Five Minutes can make a huge difference

In our world today, we spend so much of our time working, that sometimes we forget some of the very important duties we have to perform. At the 11th hour, we seem to recollect the lines (What-if-I-had…, I-should-have, it-could-have-been, etc.) of a person who we generally call an idiot, an idiot who missed some of the most important things he could have done or enjoyed but couldn’t. I am going to let you understand this with a better concept. Yes, A short story..

The Story:

After a long hot afternoon, Raghavan decided to take his six year old daughter to the children’s park as the evening was getting cooler and pleasant. His daughter Sintu was over joyed with the decision. Raghavan felt happy for the first time in months. Ekamra Park, he thought, there she will be happier with so many other kids. They went to the park and Sintu ran unto the slide, arms stretching out in joy and her eyes cheerfully sparkling.  While Raghavan waited for his daughter a woman clad in saree came and sat near him.

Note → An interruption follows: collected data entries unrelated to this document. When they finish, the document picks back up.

@@ -959,21 +959,25 @@
                      : "scc");
 #endif
     };
-    auto walk_queue = [&]() {
-        const int nc = s_nitems;
-        if (nc > 0) {
+    auto walk_queue = [&](const int round) {
+        {
             int key = -1, rank_in_key = 0;
-            if ((int)threadIdx.x < nc) {
+            {
                 const uint32_t ft = s_items[(size_t)threadIdx.x * EG_ITEM_DW + 2];
-                key = 31 - min(((int)(ft >> 16) - (int)(ft & 0xFFFF) + 1) >> 4, 31);
-                rank_in_key = atomicAdd(&s_hist[key], 1);
+                const int len = (int)(ft >> 16) - (int)(ft & 0xFFFF) + 1;
+                if (len > 0) {
+                    key = 31 - min(len >> 4, 31);
+                    rank_in_key = atomicAdd(&s_hist[key], 1);
+                }
             }
             __syncthreads();
             if (threadIdx.x == 0) {
                 int run = 0;
                 for (int k = 0; k < 32; k++) { const int c = s_hist[k]; s_hist[k] = run; run += c; }
+                s_nitems = run;
             }
             __syncthreads();
+            const int nc = s_nitems;
             if (key >= 0) s_order[s_hist[key] + rank_in_key] = (unsigned short)threadIdx.x;
             __syncthreads();
             constexpr int STRIDE = EG_LINE_WAVES * EG_SEG_PER_WAVE;
@@ -1077,14 +1081,14 @@
         }
         __syncthreads();
         if (threadIdx.x == 0) {
-            s_nitems = 0;
+            s_round[round] = 0;
 #pragma unroll
             for (int k = 0; k < 33; k++) s_hist[k] = 0;
         }
         __syncthreads();
     };
     if (threadIdx.x == 0) {
-        s_nitems = 0; s_pass[0] = 0; s_pass[1] = 0;
+        s_round[0] = 0; s_round[1] = 0;
 #pragma unroll
         for (int k = 0; k < 33; k++) s_hist[k] = 0;
     }
@@ -1138,10 +1142,11 @@
             visit_pixel(diff, d1, q.d1_cross, qq0, qq1, q.f0 != 0, q.f1 != 0, two_over_is, a.eps, g0, g1);
         }
     };
-    for (int chunk0 = 0, pass = 0, step = EG_LINE_THREADS; chunk0 < n_x; chunk0 += step, pass ^= 1) {
-        step = EG_LINE_THREADS;
+    constexpr uint32_t EG_NO_ITEM = 1u;
+    for (int chunk0 = 0; chunk0 < n_x; chunk0 += EG_LINE_THREADS) {
         const int ci = chunk0 + (int)threadIdx.x;
-        unsigned long long qm[2];
+        uint32_t* const slot = s_items + (size_t)threadIdx.x * EG_ITEM_DW;
+        unsigned long long m_in;
         {
             const uint4 rc = load_record(ci);
             const XGeom geo = record_to_geometry(rc);
@@ -1170,9 +1175,16 @@
                             }
                         }
                     }
-                    if (!queue_it) w.results[2u * (uint32_t)(x_first + ci)] = make_float2(g0, g1);
+                    if (queue_it) {
+                        uint4 rec0, rec1;
+                        make_item(q, fn, 2u * (uint32_t)(x_first + ci), rec0, rec1);
+                        ((uint4*)slot)[0] = rec0; ((uint4*)slot)[1] = rec1;
+                    } else {
+                        w.results[2u * (uint32_t)(x_first + ci)] = make_float2(g0, g1);
+                    }
                 }
-                qm[0] = __builtin_amdgcn_ballot_w64(queue_it);
+                if (!queue_it) slot[2] = EG_NO_ITEM;
+                if (__builtin_amdgcn_ballot_w64(queue_it) != 0 && lane_here() == 0) s_round[0] = 1;
             };
             auto inward = [&]() {
                 bool queue_it = false;
@@ -1185,45 +1197,30 @@
                     }
                     if (!queue_it) w.results[2u * (uint32_t)(x_first + ci) + 1u] = make_float2(g0, g1);
                 }
-                qm[1] = __builtin_amdgcn_ballot_w64(queue_it);
+                m_in = __builtin_amdgcn_ballot_w64(queue_it);
+                if (m_in != 0 && lane_here() == 0) s_round[1] = 1;
             };
             if constexpr (USE_RGB) { outward(); inward(); } else { inward(); outward(); }
         }
-        int n0 = __popcll(qm[0]), n1 = __popcll(qm[1]);
-        if (lane_here() == 0 && (n0 | n1)) atomicAdd(&s_pass[pass], n0 + n1);
         __syncthreads();
-        const int pass_total = s_pass[pass];
-        const bool full = s_nitems + pass_total > EG_QUEUE;
+        if (s_round[0]) walk_queue(0);
+        if (s_round[1]) {
+            bool queue_it = false;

“That’s my son over there,” she said, pointing to a little boy in a red sweater who was gliding down the slide.

“He’s a handsome boy” Raghavan said. “That’s my daughter in the white dress.”

Then, looking at his watch, he called to his daughter. “What do you say we go, Sintu?”

Sintu pleaded, “Just five more minutes, Dad. Please? Just five more minutes.”

He nodded and Sintu continued to slide to her heart’s content. Minutes passed and Raghavan stood and called again to his daughter. “Time to go now?”

Again Sintu pleaded, “Five more minutes, Dad. Just five more minutes.”

Raghavan smiled and said, “OK.” This went on for a couple more times.

“My Goodness, you certainly are a patient father,” the woman responded.

Patient? He wondered how patient he was a couple of months ago. It was so vivid in his mind that he could never forget it. Never, in this life.

Raghavan was a man with short hairs (he kept them short not to waste time in brushing them). He was well built in length but there was a weird growth in terms of his health. He was termed as a man with insatiable desires because he used to work on music so much that sometimes he forgot to take his two consecutive meals at a stretch. Not to mention, sometimes he wondered if he used the washroom in the past 8 hours. His wife, Suneema died of appendicitis 2 years ago.

Venkat, who was just a child of 8 last year was very lonely after his Mom’s death. Raghavan’s little income from his music classes got him nothing more than a third-hand-purchased bicycle. Suneema had gotten it after paying Rs.300 to the second-hand bicycle owner 3 years back. Raghavan was in the middle of a Raaga when Venkat came in, “Dad can we go to the Ekamra park today?” He very well knew that it was hopeless to ask his dad for such a favor. He also knew he would now get a blast from his dad, but he couldn’t hold his desire to play out anymore. After all, he was an 8 year old. Even a Scamp could have loved that childish innocence filled eyes. But Raghavan shouted at him until he almost broke his Harmonium in anger.

“If you want to go to the useless park to play, go by yourself. Take your cycle and get lost!” He shouted with his lungs almost coming out through his mouth.

That evening late at around 8pm when Venkat had still not returned he got panicked. He respectfully and neatly kept all his belongings, which consisted of a harmonium and a stack of papers filled with Raagas and other music notes. Then took out his Grandpa-aged scooter and went out. Venkat had met with an accident on his way to the park. A drunk truck driver had run him over on his little sweet head. His body had collapsed to the side of the road.

He had never spent even 5 minutes with his children, nor his wife. She had died of such a silly reason. Appendicitis! Now, he lost cute little Venkat. He thought, what if I had given him his share of joy, I should have paid more attention to Suneema. Oh my God! It could have been so nice and easy. It must have been a wonderful evening today.

Now, he looked at the woman sitting beside him on the park bench. He said nothing more than, “I can’t bear to lose more” with tears filling his eyes.

Learning from it

I could have written a better story. This was all I could. But this does the needful. It has helped me learn, that apart from the duty to work, we have duty towards friends and family. Without which, any sort of accomplishment would look hollow. Its true that we should work, but for whom? Thats the ultimate question one should ask to himself/herself.

If we cannot share the success, its measurable with our stupidity.